### Stored data entries
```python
def lib():
    global _lib
    if _lib is not None:
        return _lib
    if not os.path.exists(LIB_PATH):
        raise DmcfError(
            f"{LIB_PATH} is missing: the HIP extension has not been built "
            "(run `python -c 'import __graft_entry__ as g; g.build()'`). There is no CPU fallback.")
    L = ctypes.CDLL(LIB_PATH)
    c = ctypes
    L.dmcf_version.restype = c.c_int
    L.dmcf_error_string.restype = c.c_char_p
    L.dmcf_error_string.argtypes = [c.c_int]
    L.dmcf_last_hip_error.restype = c.c_int
    L.dmcf_frs_workspace_bytes.restype = c.c_size_t
    L.dmcf_frs_workspace_bytes.argtypes = [c.c_int64, c.c_int64]
    L.dmcf_frs_build.restype = c.c_int
    L.dmcf_frs_build.argtypes = [c.c_void_p, c.c_int64, c.c_float, c.c_void_p, c.c_size_t, c.c_void_p]
    L.dmcf_frs_count.restype = c.c_int
    L.dmcf_frs_count.argtypes = [c.c_void_p, c.c_int64, c.c_int64, c.c_float, c.c_int, c.c_void_p, c.c_size_t,
                                 c.c_void_p, c.c_void_p]
    L.dmcf_frs_write.restype = c.c_int
    L.dmcf_frs_write.argtypes = [c.c_void_p, c.c_int64, c.c_int64, c.c_float, c.c_int, c.c_void_p, c.c_size_t,
                                 c.c_void_p, c.c_void_p, c.c_void_p, c.c_int64, c.c_void_p]
    L.dmcf_frs_search_padded.restype = c.c_int
    L.dmcf_frs_search_padded.argtypes = [c.c_void_p, c.c_int64, c.c_int64, c.c_float, c.c_int, c.c_void_p, c.c_size_t, c.c_int64,
                                         c.c_void_p, c.c_void_p, c.c_void_p, c.c_void_p, c.c_void_p, c.c_void_p]
    L.dmcf_frs_window_sum.restype = c.c_int
    L.dmcf_frs_window_sum.argtypes = [c.c_void_p, c.c_int64, c.c_int64, c.c_float, c.c_int, c.c_int, c.c_void_p, c.c_size_t,
                                      c.c_void_p, c.c_void_p]
    L.dmcf_radius_search_count.restype = c.c_int
    L.dmcf_radius_search_count.argtypes = [c.c_void_p, c.c_int64, c.c_int64, c.c_void_p, c.c_float, c.c_int, c.c_void_p, c.c_size_t,
                                           c.c_void_p, c.c_void_p]
    L.dmcf_radius_search_write.restype = c.c_int
    L.dmcf_radius_search_write.argtypes = [c.c_void_p, c.c_int64, c.c_int64, c.c_void_p, c.c_float, c.c_int, c.c_void_p, c.c_size_t,
                                           c.c_void_p, c.c_void_p, c.c_void_p, c.c_int64, c.c_void_p]
    L.dmcf_cconv_workspace_bytes.restype = c.c_size_t
    L.dmcf_cconv_workspace_bytes.argtypes = [c.POINTER(CconvArgs)]
    L.dmcf_cconv_forward.restype = c.c_int
    L.dmcf_cconv_forward.argtypes = [c.POINTER(CconvArgs), c.c_void_p, c.c_size_t, c.c_void_p]
    L.dmcf_cconv_kernel_name.restype = c.c_int
    L.dmcf_cconv_kernel_name.argtypes = [c.POINTER(CconvArgs), c.c_char_p, c.c_size_t]
    L.dmcf_cconv_forward_extents.restype = c.c_int
    L.dmcf_cconv_forward_extents.argtypes = [c.POINTER(CconvArgs), c.c_void_p, c.c_void_p, c.c_size_t, c.c_void_p]
    L.dmcf_cconv_extents_kernel_name.restype = c.c_int
    L.dmcf_cconv_extents_kernel_name.argtypes = [c.POINTER(CconvArgs), c.c_char_p, c.c_size_t]
    L.dmcf_invert_neighbors_list_workspace_bytes.restype = c.c_size_t
    L.dmcf_invert_neighbors_list_workspace_bytes.argtypes = [c.c_int64]
    L.dmcf_invert_neighbors_list.restype = c.c_int
    L.dmcf_invert_neighbors_list.argtypes = [c.c_int64, c.c_void_p, c.c_void_p, c.c_void_p, c.c_int64, c.c_int64, c.c_void_p,
                                             c.c_void_p, c.c_void_p, c.c_void_p, c.c_void_p, c.c_void_p, c.c_size_t, c.c_void_p]
    L.dmcf_cconv_backward_workspace_bytes.restype = c.c_size_t
    L.dmcf_cconv_backward_workspace_bytes.argtypes = [c.POINTER(CconvArgs), c.POINTER(CconvBackwardArgs)]
    L.dmcf_cconv_backward.restype = c.c_int
    L.dmcf_cconv_backward.argtypes = [c.POINTER(CconvArgs), c.POINTER(CconvBackwardArgs), c.c_void_p, c.c_size_t, c.c_void_p]
    L.dmcf_cconv_backward_kernel_names.restype = c.c_int
    L.dmcf_cconv_backward_kernel_names.argtypes = [c.POINTER(CconvArgs), c.POINTER(CconvBackwardArgs), c.c_char_p, c.c_size_t]
    L.dmcf_cconv_backward_extents.restype = c.c_int
    L.dmcf_cconv_backward_extents.argtypes = [c.POINTER(CconvArgs), c.POINTER(CconvBackwardArgs), c.c_void_p, c.c_void_p, c.c_size_t,
                                              c.c_void_p]
    L.dmcf_cconv_backward_extents_kernel_names.restype = c.c_int
    L.dmcf_cconv_backward_extents_kernel_names.argtypes = [c.POINTER(CconvArgs), c.POINTER(CconvBackwardArgs), c.c_char_p, c.c_size_t]
    L.dmcf_cconv_scatter_plan_bytes.restype = c.c_size_t
    L.dmcf_cconv_scatter_plan_bytes.argtypes = [c.c_int64]
    L.dmcf_cconv_scatter_plan.restype = c.c_int
    L.dmcf_cconv_scatter_plan.argtypes = [c.c_void_p, c.c_int64, c.c_void_p, c.c_int64, c.c_float, c.c_float, c.c_int32, c.c_void_p,
                                          c.c_size_t, c.c_void_p]
    L.dmcf_cconv_scatter_workspace_bytes.restype = c.c_size_t
    L.dmcf_cconv_scatter_workspace_bytes.argtypes = [c.POINTER(CconvScatterArgs)]
    L.dmcf_cconv_scatter_forward.restype = c.c_int
    L.dmcf_cconv_scatter_forward.argtypes = [c.POINTER(CconvScatterArgs), c.c_void_p, c.c_size_t, c.c_void_p]
    L.dmcf_lattice_conv_workspace_bytes.restype = c.c_size_t
    L.dmcf_lattice_conv_workspace_bytes.argtypes = [c.POINTER(LatticeConvArgs)]
    L.dmcf_lattice_conv_forward.restype = c.c_int
    L.dmcf_lattice_conv_forward.argtypes = [c.POINTER(LatticeConvArgs), c.c_void_p, c.c_size_t, c.c_void_p]
    L.dmcf_lattice_conv_batch_workspace_bytes.restype = c.c_size_t
    L.dmcf_lattice_conv_batch_workspace_bytes.argtypes = [c.POINTER(LatticeConvArgs), c.c_int32]
    L.dmcf_lattice_conv_forward_batch.restype = c.c_int
    L.dmcf_lattice_conv_forward_batch.argtypes = [c.POINTER(LatticeConvArgs), c.c_int32, c.c_void_p, c.c_size_t, c.c_void_p]
    L.dmcf_lattice_conv_backward_workspace_bytes.restype = c.c_size_t
    L.dmcf_lattice_conv_backward_workspace_bytes.argtypes = [c.POINTER(LatticeConvArgs), c.c_int32]
    L.dmcf_lattice_conv_backward.restype = c.c_int
    L.dmcf_lattice_conv_backward.argtypes = [c.POINTER(LatticeConvArgs), c.c_int32, c.c_void_p, c.c_void_p, c.c_void_p, c.c_void_p,
                                             c.c_size_t, c.c_void_p]
    L.dmcf_dense_forward.restype = c.c_int
    L.dmcf_dense_forward.argtypes = [c.c_void_p, c.c_int64, c.c_int32, c.c_void_p, c.c_int32, c.c_void_p, c.c_void_p, c.c_void_p,
                                     c.c_void_p]
    L.dmcf_ghost_workspace_bytes.restype = c.c_size_t
    L.dmcf_ghost_workspace_bytes.argtypes = [c.c_int64, c.c_int32, c.c_int32]
    L.dmcf_ghost_count.restype = c.c_int
    L.dmcf_ghost_count.argtypes = [c.c_void_p, c.c_int64, c.c_void_p, c.c_int32, c.c_void_p, c.c_int32, c.c_void_p, c.c_void_p,
                                   c.c_size_t, c.c_void_p]
    L.dmcf_ghost_write.restype = c.c_int
    L.dmcf_ghost_write.argtypes = [c.c_void_p, c.c_int64, c.c_void_p, c.c_int32, c.c_void_p, c.c_int32, c.c_void_p, c.c_void_p,
                                   c.c_void_p, c.c_void_p, c.c_size_t, c.c_void_p]
    L.dmcf_points_aabb_workspace_bytes.restype = c.c_size_t
    L.dmcf_points_aabb_workspace_bytes.argtypes = []
    L.dmcf_points_aabb.restype = c.c_int
    L.dmcf_points_aabb.argtypes = [c.c_void_p, c.c_int64, c.c_void_p, c.c_void_p, c.c_size_t, c.c_void_p]
    L.dmcf_reduce_subarrays_sum.restype = c.c_int
    L.dmcf_reduce_subarrays_sum.argtypes = [c.c_void_p, c.c_void_p, c.c_int64, c.c_void_p, c.c_void_p]
    L.dmcf_fps_workspace_bytes.restype = c.c_size_t
    L.dmcf_fps_workspace_bytes.argtypes = [c.c_int64]
    L.dmcf_farthest_point_sample.restype = c.c_int
    L.dmcf_farthest_point_sample.argtypes = [c.c_void_p, c.c_int64, c.c_int64, c.c_void_p, c.c_size_t, c.c_void_p, c.c_void_p]
    L.dmcf_gather_point.restype = c.c_int
    L.dmcf_gather_point.argtypes = [c.c_void_p, c.c_void_p, c.c_int64, c.c_int, c.c_void_p, c.c_void_p]
    L.dmcf_grid_pos_workspace_bytes.restype = c.c_size_t
    L.dmcf_grid_pos_workspace_bytes.argtypes = [c.c_int64]
    f3 = c.POINTER(c.c_float)
    L.dmcf_grid_pos_bounds.restype = c.c_int
    L.dmcf_grid_pos_bounds.argtypes = [c.c_void_p, c.c_int64, f3, c.c_int, c.c_void_p, c.c_int, c.c_float, c.c_void_p,
                                       c.c_size_t, c.c_void_p]
    L.dmcf_grid_pos_count.restype = c.c_int
    L.dmcf_grid_pos_count.argtypes = [c.c_void_p, c.c_int64, f3, c.c_int, c.c_int, c.c_float, c.c_void_p, c.c_size_t,
                                      c.c_void_p, c.c_int64, c.c_void_p]
    L.dmcf_grid_pos_write.restype = c.c_int
    L.dmcf_grid_pos_write.argtypes = [c.c_void_p, c.c_int64, f3, c.c_int, c.c_int, c.c_float, c.c_void_p, c.c_size_t,
                                      c.c_void_p, c.c_int64, c.c_void_p, c.c_int64, c.c_void_p]
    for q in ("dmcf_nn_distance_workspace_bytes", "dmcf_approx_match_workspace_bytes", "dmcf_match_cost_workspace_bytes",
              "dmcf_emd_workspace_bytes"):
        getattr(L, q).restype = c.c_size_t
        getattr(L, q).argtypes = [c.c_int64, c.c_int64, c.c_int64]
    L.dmcf_nn_distance.restype = c.c_int
    L.dmcf_nn_distance.argtypes = [c.c_void_p, c.c_void_p, c.c_int64, c.c_int64, c.c_int64, c.c_void_p, c.c_void_p, c.c_void_p,
                                   c.c_void_p, c.c_void_p, c.c_size_t, c.c_void_p]
    i32p = c.POINTER(c.c_int32)
    for f in ("dmcf_approx_match", "dmcf_emd"):
        getattr(L, f).restype = c.c_int
        getattr(L, f).argtypes = [c.c_void_p, c.c_void_p, c.c_int64, c.c_int64, c.c_int64, i32p, i32p, c.c_void_p, c.c_void_p,
                                  c.c_size_t, c.c_void_p]
    L.dmcf_match_cost.restype = c.c_int
    L.dmcf_match_cost.argtypes = [c.c_void_p, c.c_void_p, c.c_int64, c.c_int64, c.c_int64, c.c_void_p, c.c_void_p, c.c_void_p,
                                  c.c_size_t, c.c_void_p]
    L.dmcf_neighbor_dense_forward.restype = c.c_int
    L.dmcf_neighbor_dense_forward.argtypes = [c.POINTER(NeighborDenseArgs), c.c_void_p]
    L.dmcf_neighbor_dense_backward_workspace_bytes.restype = c.c_size_t
    L.dmcf_neighbor_dense_backward_workspace_bytes.argtypes = [c.POINTER(NeighborDenseBackwardArgs)]
    L.dmcf_neighbor_dense_backward.restype = c.c_int
    L.dmcf_neighbor_dense_backward.argtypes = [c.POINTER(NeighborDenseBackwardArgs), c.c_void_p, c.c_size_t, c.c_void_p]
    L.dmcf_neighbor_dense_kernel_names.restype = c.c_int
    L.dmcf_neighbor_dense_kernel_names.argtypes = [c.POINTER(NeighborDenseArgs), c.POINTER(NeighborDenseBackwardArgs), c.c_char_p,
                                                   c.c_size_t]
    L.dmcf_adam_step_workspace_bytes.restype = c.c_size_t
    L.dmcf_adam_step_workspace_bytes.argtypes = [c.POINTER(AdamArgs)]
    L.dmcf_adam_step.restype = c.c_int
    L.dmcf_adam_step.argtypes = [c.POINTER(AdamArgs), c.c_void_p, c.c_size_t, c.c_void_p]
    L.dmcf_adam_step_kernel_names.restype = c.c_int
    L.dmcf_adam_step_kernel_names.argtypes = [c.POINTER(AdamArgs), c.c_char_p, c.c_size_t]
    L.dmcf_raster_workspace_bytes.restype = c.c_size_t
    L.dmcf_raster_workspace_bytes.argtypes = [c.c_int64, c.c_int64, c.c_int64, c.c_int32, c.c_int32]
    L.dmcf_raster_count.restype = c.c_int
    L.dmcf_raster_count.argtypes = [c.c_void_p, c.c_int64, c.c_int64, c.c_int64, c.c_float, c.c_int32, c.c_int32, c.c_void_p, c.c_size_t,
                                    c.c_void_p, c.c_void_p]
    L.dmcf_raster_discs.restype = c.c_int
    L.dmcf_raster_discs.argtypes = [c.c_void_p, c.c_int64, c.c_int64, c.c_int64, c.c_float, c.c_uint32, c.c_int32, c.c_int32, c.c_void_p,
                                    c.c_void_p, c.c_size_t, c.c_void_p, c.c_int64, c.c_void_p]
    for q in ("dmcf_nn_distance_backward_workspace_bytes", "dmcf_match_cost_backward_workspace_bytes",
              "dmcf_emd_backward_workspace_bytes"):
        getattr(L, q).restype = c.c_size_t
        getattr(L, q).argtypes = [c.c_int64, c.c_int64, c.c_int64]
    L.dmcf_nn_distance_backward.restype = c.c_int
    L.dmcf_nn_distance_backward.argtypes = [c.c_void_p, c.c_void_p, c.c_int64, c.c_int64, c.c_int64, c.c_void_p, c.c_void_p,
                                            c.c_void_p, c.c_void_p, c.c_void_p, c.c_void_p, c.c_void_p, c.c_size_t, c.c_void_p]
    L.dmcf_match_cost_backward.restype = c.c_int
    L.dmcf_match_cost_backward.argtypes = [c.c_void_p, c.c_void_p, c.c_int64, c.c_int64, c.c_int64, c.c_void_p, c.c_void_p,
                                           c.c_void_p, c.c_void_p, c.c_void_p, c.c_size_t, c.c_void_p]
    L.dmcf_emd_with_levels.restype = c.c_int
    L.dmcf_emd_with_levels.argtypes = [c.c_void_p, c.c_void_p, c.c_int64, c.c_int64, c.c_int64, i32p, i32p, c.c_void_p, c.c_void_p,
                                       c.c_void_p, c.c_size_t, c.c_void_p]
    L.dmcf_emd_backward.restype = c.c_int
    L.dmcf_emd_backward.argtypes = [c.c_void_p, c.c_void_p, c.c_int64, c.c_int64, c.c_int64, i32p, i32p, c.c_void_p, c.c_void_p,
                                    c.c_void_p, c.c_void_p, c.c_void_p, c.c_size_t, c.c_void_p]
    L.dmcf_gather_point_backward_workspace_bytes.restype = c.c_size_t
    L.dmcf_gather_point_backward_workspace_bytes.argtypes = [c.c_int64, c.c_int64]
    L.dmcf_gather_point_backward.restype = c.c_int
    L.dmcf_gather_point_backward.argtypes = [c.c_void_p, c.c_void_p, c.c_int64, c.c_int, c.c_int64, c.c_void_p, c.c_void_p,
                                             c.c_size_t, c.c_void_p]
    L.dmcf_frs_window_sum_backward.restype = c.c_int
    L.dmcf_frs_window_sum_backward.argtypes = [c.c_void_p, c.c_int64, c.c_int64, c.c_float, c.c_int, c.c_int, c.c_void_p, c.c_void_p,
                                               c.c_void_p, c.c_size_t, c.c_void_p, c.c_void_p]
    L.dmcf_sph1d_rollout.restype = c.c_int
    L.dmcf_sph1d_rollout.argtypes = [c.c_void_p, c.c_void_p, c.c_int64, c.c_int32, c.POINTER(Sph1dParams), c.c_int32, c.c_void_p,
                                     c.c_void_p, c.c_void_p, c.c_void_p]
    _lib = L
    return L


def check(rc, what):
    if rc != 0:
        L = lib()
        raise DmcfError(f"{what}: {L.dmcf_error_string(rc).decode()} (code {rc}, hip error {L.dmcf_last_hip_error()})")
```

dmcf_amd/csrc/cconv_lat.hip:

```cpp
#include "cconv_common.h"

namespace dmcf {

struct LatParams {
    const float* Wp;
    const int32_t* stencil;
    int S, KS, NT, cin, cout;
    const float* vol;
    int imin[3], idim[3];
    const int32_t* otab;
    int omin[3], odim[3];
    int inp_step, out_stride, phase[3];
    int amin[3], adim[3];
    int tiles_x;
    int64_t ntiles;
    const float* bias;
    float* out;
    int flags;
};
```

### Task objective
Report the count, and only the count, of lines in the records above that contain "AdamArgs".

### Result of the task
3